İnançlar Sonuçları Şekillendirir mi?

“İnsan, genellikle kendisinin olduğuna inandığı kişi olur. Kendime belirli bir şeyi yapamayacağımı söylemeye devam edersem, gerçekten bunu yapmaktan aciz hale gelmem mümkün. Aksine, eğer yapabileceğime inanırsam, başlangıçta olmasa bile kesinlikle bunu yapma kapasitesine sahip olacağım. " - Gandhi

Tahminime göre, bu makaleyi okuyan çoğu insan, hastaya fayda sağlayan algılanan, enjekte edilen veya yutulan inert bir madde olarak tanımlanan plasebo etkisi adı verilen bir fenomeni duymuştur. Reçeteli gerçek bir ilaç yerine şeker hapı şeklini alabilir.

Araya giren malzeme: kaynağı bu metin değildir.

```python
import ctypes as C
import os
import re
import struct as _struct
from typing import Dict, List, NamedTuple, Tuple

_INCLUDE = os.path.join(os.path.dirname(os.path.dirname(os.path.abspath(__file__))), "include")

_FIELD_CODES = {"int64_t": "q", "int32_t": "i", "uint32_t": "I", "uint64_t": "Q", "float": "f"}
_CTYPES = {"P": C.c_void_p, "q": C.c_int64, "i": C.c_int32, "I": C.c_uint32, "Q": C.c_uint64, "f": C.c_float}
_ARG_CTYPES = {"*": C.c_void_p, "int": C.c_int, "int32_t": C.c_int32, "int64_t": C.c_int64, "uint32_t": C.c_uint32, "uint64_t": C.c_uint64,
               "float": C.c_float, "double": C.c_double}


class Prototype(NamedTuple):
    name: str
    ret: str
    params: List[Tuple[str, str]]

    @property
    def argtypes(self):
        return [_ARG_CTYPES[t] for _, t in self.params]

# ... 65 lines not shown
        return [name for name in self.prototypes if name.startswith(prefix)]

    def bind(self, lib: C.CDLL) -> None:
        for p in self.prototypes.values():
            fn = getattr(lib, p.name)
            fn.restype = None if p.ret == "void" else C.c_int
            fn.argtypes = p.argtypes

    def packer(self, name: str) -> _struct.Struct:
        return _struct.Struct("@" + "".join(code for _, code in self.structs[name]))

    def ctypes_struct(self, name: str):
        def ctype(code):
            return _CTYPES[code[-1]] * int(code[:-1]) if len(code) > 1 else _CTYPES[code]
        return type(name, (C.Structure,), {"_fields_": [(f_, ctype(code)) for f_, code in self.structs[name]]})


SAMPLING = Header("diffspectra_hip.h")
TRAINING = Header("diffspectra_train.h")
SETS = Header("diffspectra_sets.h")
VALENCE = Header("diffspectra_valence.h")
GROUPS = Header("diffspectra_groups.h")
SCAFFOLD = Header("diffspectra_scaffold.h")
SMILES = Header("diffspectra_smiles.h")
SUBSTRUCTURE = Header("diffspectra_substructure.h")
STEREO = Header("diffspectra_stereo.h")
BRICS = Header("diffspectra_brics.h")
MOBILE = Header("diffspectra_mobile.h")
KEY = Header("diffspectra_key.h")
FRAGGLE = Header("diffspectra_fraggle.h")
RMSD = Header("diffspectra_rmsd.h")
READER = Header("diffspectra_reader.h")
TILES = Header("diffspectra_tiles.h")
STEP = Header("diffspectra_step.h")
SOLVER = Header("diffspectra_solver.h")
```

diffspectra_amd/csrc/ds_forward.hip:

```cpp
#include <hip/hip_runtime.h>
#include <math.h>
#include <stdint.h>
#include <stdlib.h>

#include <atomic>
#include <mutex>
#include <utility>
#include <vector>

#include "../../include/diffspectra_hip.h"
#include "../../include/diffspectra_step.h"
#include "../../include/diffspectra_tiles.h"
#include "ds_device.h"
#include "ds_host.h"

#define ADAC DS_ADA_COLS
constexpr int DS_NODE_PF = 8;
constexpr int DS_NODE_PF2 = 4;
constexpr int DS_QKV_PF = 4;
constexpr int DS_QKV_PF_WIDE = 4;
constexpr int DS_NODE_TILE64_MIN_PER_CU = 4;
constexpr int DS_TWO_STREAM_MAX_PAIRS = 400000;

#ifdef DS_STAMPS
#define DS_STAMP_INIT()                                                                                 \
  unsigned long long _sa[16] = {0, 0, 0, 0, 0, 0, 0, 0, 0, 0, 0, 0, 0, 0, 0, 0};                        \
  unsigned long long _t0 = __builtin_amdgcn_s_memtime()
#define DS_STAMP(i)                                                                                     \
  do {                                                                                                  \
    const unsigned long long _t1 = __builtin_amdgcn_s_memtime();                                        \
    _sa[i] += _t1 - _t0;                                                                                \
    _t0 = _t1;                                                                                          \
  } while (0)
#define DS_STAMP_W(i)                                                                                   \
  do {                                                                                                  \
    asm volatile("s_waitcnt vmcnt(0) lgkmcnt(0)" ::: "memory");                                         \
    DS_STAMP(i);                                                                                        \
  } while (0)
#define DS_STAMP_FLUSH(t)                                                                               \
  do {                                                                                                  \
    if (threadIdx.x == (t))                                                                             \
      for (int _i = 0; _i < 16; ++_i)                                                                   \
        if (_sa[_i]) atomicAdd(reinterpret_cast<unsigned long long*>(c.ws.flags + 16) + _i, _sa[_i]);   \
  } while (0)
#else
#define DS_STAMP_INIT()
#define DS_STAMP(i)
#define DS_STAMP_W(i)
#define DS_STAMP_FLUSH(t)
#endif

namespace {

using dst::clear;
using dst::record;
using dst::wait;

struct Ctx {
  ds_layout L;
  ds_workspace ws;
  const float* wbase;
  const int64_t* woff;
  float edge_th, cutoff;
};

__device__ __forceinline__ const float* BW(const Ctx& c, int blk, int slot) {
  return c.wbase + c.woff[blk * DS_W_BLOCK_SLOTS + slot];
}
__device__ __forceinline__ const float* GW(const Ctx& c, int slot) {
  return c.wbase + c.woff[DS_NBLOCKS * DS_W_BLOCK_SLOTS + slot];
}

__device__ __forceinline__ float rbf_feature(float x, int k, const float* __restrict__ mean, const float* __restrict__ stdv,
                                             const float* __restrict__ astd) {
  if (k == 0) return x;
  const float z = (x - mean[k - 1]) / stdv[k - 1];
  return expf(-0.5f * (z * z)) / astd[k - 1];
}

__global__ void k_time_feat(Ctx c, const float* __restrict__ noise_level, int rows) {
  const int b = blockIdx.x * blockDim.x + threadIdx.x;
  if (b >= rows) return;
  const float* w = GW(c, DS_GW_SIN_W);
  const float x = noise_level[b];
  float* f = c.ws.tfeat + (size_t)b * 24;
  f[0] = x;
  for (int i = 0; i < 8; ++i) {
    const float fr = ((x * w[i]) * 2.0f) * 3.14159265358979323846f;
    f[1 + i] = sinf(fr);
    f[9 + i] = cosf(fr);
  }
  for (int i = 17; i < 24; ++i) f[i] = 0.0f;
}

__global__ void k_pair_flags(Ctx c, const float* __restrict__ cond_x, const float* __restrict__ cond_edge_x) {
  const int p = blockIdx.x * blockDim.x + threadIdx.x;
// ... 245 lines not shown
        }
      }
#pragma unroll
      for (int ps = 0; ps < 2; ++ps) {
        const int row = RW * wv + 8 * half + 4 * ps + g;
        ln_mod_quad256(v[ps], sh[ps], sc[ps]);
#pragma unroll
        for (int u = 0; u < 4; ++u)
          split_store4(&Xh[row][0], 256, 64 * u + 4 * j, row0 + row < c.L.Nn ? v[ps][u] : make_float4(0, 0, 0, 0));
      }
    }
  }
  __syncthreads();
  const float* bias = BW(c, blk, DS_BW_QKV_B) + col0;
  float* qkv = c.ws.qkv + (size_t)row0 * 768 + col0;
  const int valid = c.L.Nn - row0, wave = tid >> 6;
  for (int ch = wave; ch < NCH; ch += NW) {
    asm volatile("" ::: "memory");
    const float b = bias[ch * 32 + (tid & 31)];
    f32x16 acc[2], lo[2];
#pragma unroll
    for (int m = 0; m < 2; ++m)
#pragma unroll
      for (int i = 0; i < 16; ++i) acc[m][i] = b;
    acc_zero<2>(lo);
    wave_mma_h_ring<2, false, 16, PF>(&Xh[0][0], 256, BW(c, blk, DS_BW_QKV_H), 768, 256, col0 + ch * 32, 0, acc, lo);
    split_finish<2>(acc, lo);
    acc_store<2, 768>(acc, qkv + ch * 32, valid, [](int, float v) { return v; });
  }
}
__global__ __launch_bounds__(256) void k_node_qkv(Ctx c, int blk) { node_qkv_tile<4, DS_QKV_PF>(c, blk); }
__global__ __launch_bounds__(512, 2) void k_node_qkv_wide(Ctx c, int blk) { node_qkv_tile<8, DS_QKV_PF_WIDE>(c, blk); }

__global__ __launch_bounds__(1024) void k_attn_fused(Ctx c, int blk) {
  ds_fp16_saturate();
  DS_STAMP_INIT();
  constexpr int NT = 1024, QS = 512 + 32, LDT = 256 + 4, LDY = 2 * 64 + 8, CR = 32, MAXP = DS_MAX_ATOMS * (DS_MAX_ATOMS - 1) / 2;
  __shared__ __attribute__((aligned(16))) float QK[DS_MAX_ATOMS * QS];
  __shared__ __attribute__((aligned(16))) float Tt[2][CR][LDT];
  __shared__ __attribute__((aligned(16))) _Float16 Yc[2][CR][LDY];
  __shared__ __attribute__((aligned(16))) float AL[2][CR][32];
  __shared__ int PT[(MAXP + 15) & ~15];
  __shared__ int VT[32][32];
  static_assert(DS_MAX_ATOMS <= 32 && MAXP <= 511 - CR, "visit table packing");
  static_assert(DS_MAX_ATOMS * 128 <= 4 * NT && DS_MAX_ATOMS * 64 <= 2 * NT && MAXP <= NT, "single-pass staging");
  const int tid = threadIdx.x, wave = tid >> 6, lane = tid & 63, hh = lane >> 5;
  int n0, n, p0, P;
  if (c.L.mol_by_size) {
    const int4 r = reinterpret_cast<const int4*>(c.L.mol_by_size)[blockIdx.x];
    n0 = r.x; n = r.y; p0 = r.z; P = r.w;
  } else {
    const int m = blockIdx.x;
    n0 = c.L.node_off[m]; n = c.L.node_off[m + 1] - n0;
    p0 = c.L.pair_off[m]; P = c.L.pair_off[m + 1] - p0;
  }
  const WStreamH ws_e0 = wstream_h(BW(c, blk, DS_BW_E0_H), 256, 64, (wave & 7) * 32);
  const WStreamH ws_e1 = wstream_h(BW(c, blk, DS_BW_E1_H), 256, 64, (wave & 7) * 32);
  if (n <= 0) return;
  if (P <= 0) {
    for (int i = tid; i < 256; i += NT) c.ws.attn[(size_t)n0 * 256 + i] = 0.0f;
    return;
  }
  const int nch = (P + CR - 1) / CR;
  const bool producer = wave >= 8;
  const int ptid = tid & 511, prow = ptid >> 4, ppiece = ptid & 15;
  const u32x4* ye4 = reinterpret_cast<const u32x4*>(c.ws.ye) + (size_t)p0 * 16;
  auto row_pair = [&](int R) {
    const int d = R / n + 1, i = R - (d - 1) * n;
    int j = i + d;
    if (j >= n) j -= n;
    const int a = min(i, j), b = max(i, j);
    return a * (2 * n - a - 1) / 2 + (b - a - 1);
  };
  auto fetch_y = [&](int ck, bool class_order) {
    const int R = ck * CR + prow;
    const int Rc = min(R, P - 1);
    return ye4[(size_t)(class_order ? PT[Rc] : Rc) * 16 + ppiece];
  };
  auto commit_y = [&](int buf, const u32x4& v) { *reinterpret_cast<u32x4*>(&Yc[buf][prow][ppiece * 8]) = v; };
  h8 wf[2][4];
  auto load_weights = [&](const WStreamH& ws_) {
#pragma unroll
    for (int pl = 0; pl < 2; ++pl)
#pragma unroll
      for (int kb = 0; kb < 4; ++kb) wf[pl][kb] = wload_h(ws_, pl, kb);
  };
  auto project = [&](int buf) {
    f32x16 acc[1], lo[1];
    acc_zero<1>(acc);
    acc_zero<1>(lo);
// ... 50 lines not shown
    }
    f32x4 v[4];
#pragma unroll
    for (int u = 0; u < 4; ++u) {
      const int idx = min(tid + u * NT, n * 128 - 1);
      v[u] = reinterpret_cast<const f32x4*>(c.ws.qkv + (size_t)(n0 + (idx >> 7)) * 768)[idx & 127];
    }
    __builtin_amdgcn_sched_barrier(0);
    auto store_qk = [&]() {
      f32x4* junk = reinterpret_cast<f32x4*>(&Tt[1][0][0]) + tid;
#pragma unroll
      for (int u = 0; u < 4; ++u) {
        const int idx = tid + u * NT;
        f32x4* dst = idx < n * 128 ? reinterpret_cast<f32x4*>(QK) + (idx >> 7) * (QS / 4) + (idx & 127) : junk;
        *dst = v[u];
      }
    };
    if (producer) commit_y(0, y0);
    __syncthreads();
    if (producer) { DS_STAMP(8); } else { DS_STAMP(0); }
    if (producer) {
      produce(y1, y2, false, store_qk);
      load_weights(ws_e1);
    } else {
      store_qk();
      __syncthreads();
      DS_STAMP(1);
      const int row = tid >> 4, hs = tid & 15;
      for (int k = 0; k < nch; ++k) {
        const int pl = k * CR + row;
        if (pl < P) {
          const int e_ = PT[pl];
          float* out = c.ws.lg + (size_t)(p0 + pl) * 32;
          if (hs == 14) {
            const float h0 = (e_ & 0x10000) ? 1.0f : -1e10f, h1 = (e_ & 0x20000) ? 1.0f : -1e10f;
            out[0] = h0; out[1] = h1; out[16] = h0; out[17] = h1;
          } else if (hs < 14) {
            const int a = (e_ >> 8) & 255, b = e_ & 255;
            typedef const volatile f32x2 __attribute__((address_space(3))) * lds_v2;
            lds_v2 t0 = (lds_v2)(&Tt[k & 1][row][hs * 18]);
            lds_v2 qa = (lds_v2)(QK + a * QS + hs * 18);
            lds_v2 qb = (lds_v2)(QK + b * QS + hs * 18);
            lds_v2 ka = (lds_v2)(QK + a * QS + 256 + hs * 18);
            lds_v2 kb = (lds_v2)(QK + b * QS + 256 + hs * 18);
            float s_ab = 0.0f, s_ba = 0.0f;
#pragma unroll
            for (int j0 = 0; j0 < 9; j0 += 3) {
              f32x2 e[3], xa[3], xb[3], ya[3], yb[3];
#pragma unroll
              for (int j = 0; j < 3; ++j) { e[j] = t0[j0 + j]; xa[j] = qa[j0 + j]; xb[j] = qb[j0 + j]; ya[j] = ka[j0 + j]; yb[j] = kb[j0 + j]; }
#pragma unroll
              for (int j = 0; j < 3; ++j) {
                s_ab = __builtin_fmaf(xb[j].x * ya[j].x, e[j].x, s_ab); s_ab = __builtin_fmaf(xb[j].y * ya[j].y, e[j].y, s_ab);
                s_ba = __builtin_fmaf(xa[j].x * yb[j].x, e[j].x, s_ba); s_ba = __builtin_fmaf(xa[j].y * yb[j].y, e[j].y, s_ba);
              }
            }
            out[2 + hs] = s_ab / 4.0f;
            out[16 + 2 + hs] = s_ba / 4.0f;
          }
        }
        DS_STAMP(2);
        __syncthreads();
        DS_STAMP(3);
      }
    }
  }
  __threadfence_block();
  __syncthreads();
  float* V = QK;
  int* ET = reinterpret_cast<int*>(&Tt[0][0][0]);
  {
    const int t = tid >> 5, q = tid & 31, d = (q >> 1) + 1;
    int e = 511;
    if (t < n && q < n - 1) {
      int i, s_;
      if (2 * d == n) {
        i = t < d ? t : t - d;
        s_ = t < d ? t + d : t - d;
      } else {
        int sa = t + d, ib = t - d;
        if (sa >= n) sa -= n;
        if (ib < 0) ib += n;
        const bool first_is_a = t < ib;
        const bool take_a = (q & 1) ? !first_is_a : first_is_a;
        i = take_a ? t : ib;
        s_ = take_a ? sa : ib;
      }
      e = ((d - 1) * n + i) | (s_ << 9) | ((s_ < t ? 0 : 1) << 14);
    }
    VT[t][q] = e;
    const int s = q;
    int eo = -1;
    if (t < n && s < n && s != t) {
      const int lo_ = s < t ? s : t, hi_ = s < t ? t : s;
      eo = (lo_ * (2 * n - lo_ - 1) / 2 + (hi_ - lo_ - 1)) * 32 + (s < t ? 0 : 16);
    }
    ET[t * 32 + s] = eo;
    if (tid < P) PT[tid] = row_pair(tid);
  }
  f32x4 vst[2];
#pragma unroll
  for (int u = 0; u < 2; ++u) {
    const int i0 = min(tid + u * NT, n * 64 - 1);
    vst[u] = reinterpret_cast<const f32x4*>(c.ws.qkv + (size_t)(n0 + (i0 >> 6)) * 768 + 512)[i0 & 63];
  }
  __builtin_amdgcn_sched_barrier(0);
  __syncthreads();
  u32x4 y0 = {0, 0, 0, 0}, y1 = y0, y2 = y0;
  if (producer) {
    y0 = fetch_y(0, true);
    y1 = fetch_y(1, true);
    y2 = fetch_y(2, true);
  }
  auto store_v = [&]() {
    f32x4* junk = reinterpret_cast<f32x4*>(&Yc[0][0][0]) + tid;
#pragma unroll
    for (int u = 0; u < 2; ++u) {
      f32x4* dst = tid + u * NT < n * 64 ? reinterpret_cast<f32x4*>(V) + tid + u * NT : junk;
      *dst = vst[u];
    }
  };
  {
    const int h = lane & 15, sq = (lane >> 4) & 1, t = 2 * wave + hh;
    const int* et = ET + t * 32 + sq;
    float* lgm = c.ws.lg + (size_t)p0 * 32 + h;
    if (t < n) {
      float x[15];
      int eos[15];
      float mx = -INFINITY;
#pragma unroll
      for (int j = 0; j < 15; ++j) eos[j] = et[2 * j];
#pragma unroll
      for (int j = 0; j < 15; ++j) x[j] = lgm[max(eos[j], 0)];
      __builtin_amdgcn_sched_barrier(0);
#pragma unroll
      for (int j = 0; j < 15; ++j) x[j] = eos[j] >= 0 ? x[j] : -INFINITY;
#pragma unroll
      for (int j = 0; j < 15; ++j) mx = fmaxf(mx, x[j]);
      mx = fmaxf(mx, __shfl_xor(mx, 16, 64));
      float sum = 0.0f;
#pragma unroll
      for (int j = 0; j < 15; ++j) {
        x[j] = __expf(x[j] - mx);
        sum += x[j];
      }
      sum += __shfl_xor(sum, 16, 64);
      const float den = sum + 1e-16f;
#pragma unroll
      for (int j = 0; j < 15; ++j)
        if (eos[j] >= 0) lgm[eos[j]] = x[j] / den;
    }
  }
  store_v();
  __threadfence_block();
  __syncthreads();
  if (producer) { DS_STAMP(12); } else { DS_STAMP(4); }
  if (producer) {
    commit_y(0, y0);
    __syncthreads();
    produce(y1, y2, true, [] {});
    DS_STAMP_FLUSH(512);
  } else {
    const int arow = (tid & 255) >> 3, apiece = tid & 7;
    auto fetch_a = [&](int ck) {
      const int R = ck * CR + arow;
      return reinterpret_cast<const u32x4*>(c.ws.lg + (size_t)(p0 + PT[min(R, P - 1)]) * 32)[apiece];
    };
    auto commit_a = [&](int buf, const u32x4& v) {
      if (tid < 256) reinterpret_cast<u32x4*>(&AL[buf][arow][0])[apiece] = v;
    };
    const u32x4 a0 = fetch_a(0);
    u32x4 ab = fetch_a(1), aa = fetch_a(2);
    commit_a(0, a0);
    __syncthreads();
    __syncthreads();
    DS_STAMP(5);
    const int t_me = tid >> 4, q16 = tid & 15;
    const int* vt_row = &VT[t_me][0];
    int vt_q = 0, vt_e = vt_row[0];
    float4 acc[4];
#pragma unroll
    for (int u = 0; u < 4; ++u) acc[u] = make_float4(0, 0, 0, 0);
    auto interval = [&](int k, u32x4& A) {
      if (k + 1 < nch) commit_a((k + 1) & 1, A);
      if (k + 3 < nch) A = fetch_a(k + 3);
      const int R0 = k * CR;
      while ((vt_e & 511) - R0 < CR) {
        const int r = (vt_e & 511) - R0, s_ = (vt_e >> 9) & 31;
        const float4* gp = reinterpret_cast<const float4*>(&Tt[k & 1][r][4 * q16]);
        const float4* vp = reinterpret_cast<const float4*>(V + s_ * 256 + 4 * q16);
        const float* ap = &AL[k & 1][r][((vt_e >> 14) & 1) * 16 + (q16 >> 2)];
        float4 g[4], v[4];
        float al[4];
#pragma unroll
        for (int u = 0; u < 4; ++u) { g[u] = gp[16 * u]; v[u] = vp[16 * u]; al[u] = ap[4 * u]; }
        vt_e = vt_row[++vt_q];
#pragma unroll
        for (int u = 0; u < 4; ++u) {
          acc[u].x += (v[u].x * g[u].x) * al[u]; acc[u].y += (v[u].y * g[u].y) * al[u];
          acc[u].z += (v[u].z * g[u].z) * al[u]; acc[u].w += (v[u].w * g[u].w) * al[u];
        }
      }
      DS_STAMP(6);
      __syncthreads();
      DS_STAMP(7);
    };
    for (int k = 0; k < nch; k += 2) {
      interval(k, ab);
      if (k + 1 >= nch) break;
      interval(k + 1, aa);
    }
    if (t_me < n) {
      float4* o = reinterpret_cast<float4*>(c.ws.attn + (size_t)(n0 + t_me) * 256 + 4 * q16);
#pragma unroll
      for (int u = 0; u < 4; ++u) o[16 * u] = acc[u];
    }
    DS_STAMP_FLUSH(0);
  }
}
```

Robin Williams’ın Nathan Lane liderliğindeki filminden klasik bir sahneKuş Kafesi, bu konsepti zekice sergiliyor. İçinde, Lane'in karakteri kendisine Pirin adı verilen bir ruh hali dengeleyici ilaç verildiğine inanıyor, ancak gerçekte ne ise a ve s harfleri kazınmış aspirin.

İlaç tek çare olmadığında ve insan teması avantajlı bir etki sağladığında tedavide ne olur?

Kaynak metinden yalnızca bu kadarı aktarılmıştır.